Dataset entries
# AberHu/TF-NAS

Hardware: AMD Instinct MI355X
Metric: supernet search images/sec (w-step + alpha-step) (higher is better)
Workload: dtype fp32

## Files before the change

tf-nas_amd/csrc/dwconv_kernels.hip:

```cpp
#include <cstring>
#include <type_traits>
#include "tfnas_dev.h"
#include "kernels.h"
#include "prof.h"
#include "efree.h"

__device__ __forceinline__ int floordiv(int a, int b) { return a >= 0 ? a / b : -((-a + b - 1) / b); }

__device__ __forceinline__ int xcd_first_tile() {
    const int gx = gridDim.x, bx = blockIdx.x;
    return (gx & 7) ? bx : (bx & 7) * (gx >> 3) + (bx >> 3);
}

template <int K, int DIL = 0>
__device__ __forceinline__ bool dw_locate(const TfnasCellDesc& d, int cy, int CC, int& g, int& c0) {
    for (g = 0; g < d.G; ++g) {
        if (d.g[g].k != K) continue;
        if (DIL != 0 && group_dil(d, g) != DIL) continue;
        const int t = (d.g[g].mcp + CC - 1) / CC;
        if (cy < t) {
            c0 = cy * CC;
            return true;
        }
        cy -= t;
    }
    return false;
}

struct DwSeg {
    int g, c0, mc, mcp, cs, woff;
};
template <int K, int DIL>
__device__ __forceinline__ bool dw_locate_seg(const TfnasCellDesc& d, int cy, int CC, DwSeg& sg) {
    for (int g = 0; g < d.G; ++g) {
        if (group_dil(d, g) != DIL) continue;
        const int n = group_nseg(d, g), q = d.g[g].mcp >> 2, mc = d.g[g].mc;
        int woff = 0;
        for (int s = 0; s < n; ++s) {
            const int ks = seg_k(d, g, s), lo = 4 * seg_quad0(q, n, s), hi = 4 * seg_quad0(q, n, s + 1);
            const int top = hi < mc ? hi : mc;
            if (ks == K) {
                const int t = (hi - lo + CC - 1) / CC;
                if (cy < t) {
                    sg = DwSeg{g, lo + cy * CC, top, hi, lo, woff};
                    return true;
                }
                cy -= t;
            }
            woff += (top - lo) * ks * ks;
        }
    }
    return false;
}

__device__ __forceinline__ void dw_flush_pair(f32x4 a, f32x4 b, float* red, int CC, int c0, int mcp, float* acc,
                                              bool = false) {
    const int tid = threadIdx.x, CQ = CC >> 2;
    __syncthreads();
    st4(red + tid * 8, a);
    st4(red + tid * 8 + 4, b);
    __syncthreads();
    if (tid < CC && c0 + tid < mcp) {
        const int cq = tid >> 2, comp = tid & 3;
        float s = 0.f, q = 0.f;
        for (int t = cq; t < 256; t += CQ) {
            s += red[t * 8 + comp];
            q += red[t * 8 + 4 + comp];
        }
        acc[2 * (size_t)(c0 + tid) + 0] = s;
        acc[2 * (size_t)(c0 + tid) + 1] = q;
    }
}

__device__ __forceinline__ void dw_flush_stats(f32x4 a, f32x4 b, float* lds, int CC, int c0, int mcp, int off, int M, float* part,
                                               int lane) {
    dw_flush_pair(a, b, lds, CC, c0, mcp, part + (size_t)lane * 2 * M + 2 * (size_t)off);
}

__device__ __forceinline__ void stage_weights(float* wts, const float* __restrict__ w, int KK, int CC, int c0, int mc, int cs = 0) {
    for (int idx = threadIdx.x; idx < KK * CC; idx += 256) {
        const int cl = idx % CC, t = idx / CC;
        wts[t * CC + cl] = (c0 + cl < mc) ? w[(size_t)(c0 + cl - cs) * KK + t] : 0.f;
    }
}

template <class FAddr, class FXf>
__device__ __forceinline__ void load_tile2(float* tile, int L0, int L1, int CC, int cq_shift,
                                           const float* __restrict__ src0, const float* __restrict__ src1, FAddr addr,
                                           FXf xf) {
    const int CQ = CC >> 2, total = L0 * L1 * CQ;
    const float inv_l1 = 1.f / (float)L1;
    for (int base = 0; base < total; base += 1024) {
        f32x4 v0[4], v1[4];
        int pix[4], cqv[4];
        bool ok[4];
#pragma unroll
        for (int u = 0; u < 4; ++u) {
            const int idx = base + u * 256 + threadIdx.x;
            pix[u] = idx >> cq_shift;
            cqv[u] = idx & (CQ - 1);
            const int r = (int)(((float)pix[u] + 0.5f) * inv_l1);
            const int c = pix[u] - r * L1;
            size_t a = 0;
            ok[u] = idx < total && addr(r, c, cqv[u], a);
            v0[u] = ok[u] ? ld4_nt(src0 + a) : zero4();
            v1[u] = ok[u] ? ld4_nt(src1 + a) : zero4();
        }
#pragma unroll
        for (int u = 0; u < 4; ++u) {
            const int idx = base + u * 256 + threadIdx.x;
            if (idx < total) st4(tile + pix[u] * CC + 4 * cqv[u], ok[u] ? xf(v0[u], v1[u], cqv[u]) : zero4());
        }
    }
}

template <class FAddr, class FXf>
__device__ __forceinline__ void load_tile(float* tile, int L0, int L1, int CC, int cq_shift, const float* __restrict__ src,
                                          FAddr addr, FXf xf) {
    const int CQ = CC >> 2, total = L0 * L1 * CQ;
    const float inv_l1 = 1.f / (float)L1;
    for (int base = 0; base < total; base += 1024) {
        f32x4 v[4];
        int pix[4], cqv[4];
        bool ok[4];
#pragma unroll
        for (int u = 0; u < 4; ++u) {
            const int idx = base + u * 256 + threadIdx.x;
            pix[u] = idx >> cq_shift;
            cqv[u] = idx & (CQ - 1);
            const int r = (int)(((float)pix[u] + 0.5f) * inv_l1);
            const int c = pix[u] - r * L1;
            size_t a = 0;
            ok[u] = idx < total && addr(r, c, cqv[u], a);
            v[u] = ok[u] ? ld4_nt(src + a) : zero4();
        }
#pragma unroll
        for (int u = 0; u < 4; ++u) {
            const int idx = base + u * 256 + threadIdx.x;
            if (idx < total) st4(tile + pix[u] * CC + 4 * cqv[u], ok[u] ? xf(v[u], cqv[u]) : zero4());
        }
    }
}
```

### TASK GOAL
Every line holding the string "comp" should be copied here, so please find those lines in the data.

### SOLVED PROBLEM
        const int cq = tid >> 2, comp = tid & 3;
            s += red[t * 8 + comp];
            q += red[t * 8 + 4 + comp];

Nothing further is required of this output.